- Work to be completed
From the first line to the last, give the data again exactly.

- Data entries
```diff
@@ -20,6 +22,31 @@
 struct PowExpRow { uint64_t tail, sbits; };
 #define C2B_POW_LOG_ROWS 128
 #define C2B_POW_EXP_ROWS 128
+
+constexpr int kPowPackLog = 3 * C2B_POW_LOG_ROWS;
+constexpr int kPowPackWords = kPowPackLog + 2 * C2B_POW_EXP_ROWS;
+struct alignas(16) PowPack { uint64_t w[kPowPackWords]; };
+constexpr PowPack pow_pack_make() {
+    constexpr uint64_t lg[4 * C2B_POW_LOG_ROWS] = {C2B_POW_LOG_TAB};
+    constexpr uint64_t ex[2 * C2B_POW_EXP_ROWS] = {C2B_EXP_TAB};
+    PowPack p{};
+    for (int i = 0; i < C2B_POW_LOG_ROWS; ++i)
+        for (int k = 0; k < 3; ++k) p.w[3 * i + k] = lg[4 * i + k];
+    for (int i = 0; i < 2 * C2B_POW_EXP_ROWS; ++i) p.w[kPowPackLog + i] = ex[i];
+    return p;
+}
+template <typename P>
+struct PowLogPacked {
+    P p;
+    struct Row { uint64_t invc, logc, logctail; };
+    C2B_POW_HD_M Row operator[](int i) const { const P r = p + 3 * i; return Row{r[0], r[1], r[2]}; }
+};
+template <typename P>
+struct PowExpPacked {
+    P p;
+    struct Row { uint64_t tail, sbits; };
+    C2B_POW_HD_M Row operator[](int i) const { const P r = p + 2 * i; return Row{r[0], r[1]}; }
+};
 
 C2B_POW_HD double pow_asdouble(uint64_t u) {
 #if defined(__HIP_DEVICE_COMPILE__)
@@ -43,7 +70,7 @@
     return pow_asdouble(bits);
 }
 
-template <typename LT, typename ET>
+template <bool FENCED = true, typename LT, typename ET>
 C2B_POW_HD double pow4_glibc(double x, LT logtab, ET exptab) {
     uint64_t ix = pow_asuint(x);
     uint32_t topx = (uint32_t)(ix >> 52);
```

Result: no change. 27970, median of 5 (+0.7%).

- Finished task
```diff
@@ -20,6 +22,31 @@
 struct PowExpRow { uint64_t tail, sbits; };
 #define C2B_POW_LOG_ROWS 128
 #define C2B_POW_EXP_ROWS 128
+
+constexpr int kPowPackLog = 3 * C2B_POW_LOG_ROWS;
+constexpr int kPowPackWords = kPowPackLog + 2 * C2B_POW_EXP_ROWS;
+struct alignas(16) PowPack { uint64_t w[kPowPackWords]; };
+constexpr PowPack pow_pack_make() {
+    constexpr uint64_t lg[4 * C2B_POW_LOG_ROWS] = {C2B_POW_LOG_TAB};
+    constexpr uint64_t ex[2 * C2B_POW_EXP_ROWS] = {C2B_EXP_TAB};
+    PowPack p{};
+    for (int i = 0; i < C2B_POW_LOG_ROWS; ++i)
+        for (int k = 0; k < 3; ++k) p.w[3 * i + k] = lg[4 * i + k];
+    for (int i = 0; i < 2 * C2B_POW_EXP_ROWS; ++i) p.w[kPowPackLog + i] = ex[i];
+    return p;
+}
+template <typename P>
+struct PowLogPacked {
+    P p;
+    struct Row { uint64_t invc, logc, logctail; };
+    C2B_POW_HD_M Row operator[](int i) const { const P r = p + 3 * i; return Row{r[0], r[1], r[2]}; }
+};
+template <typename P>
+struct PowExpPacked {
+    P p;
+    struct Row { uint64_t tail, sbits; };
+    C2B_POW_HD_M Row operator[](int i) const { const P r = p + 2 * i; return Row{r[0], r[1]}; }
+};
 
 C2B_POW_HD double pow_asdouble(uint64_t u) {
 #if defined(__HIP_DEVICE_COMPILE__)
@@ -43,7 +70,7 @@
     return pow_asdouble(bits);
 }
 
-template <typename LT, typename ET>
+template <bool FENCED = true, typename LT, typename ET>
 C2B_POW_HD double pow4_glibc(double x, LT logtab, ET exptab) {
     uint64_t ix = pow_asuint(x);
     uint32_t topx = (uint32_t)(ix >> 52);
```

Result: no change. 27970, median of 5 (+0.7%).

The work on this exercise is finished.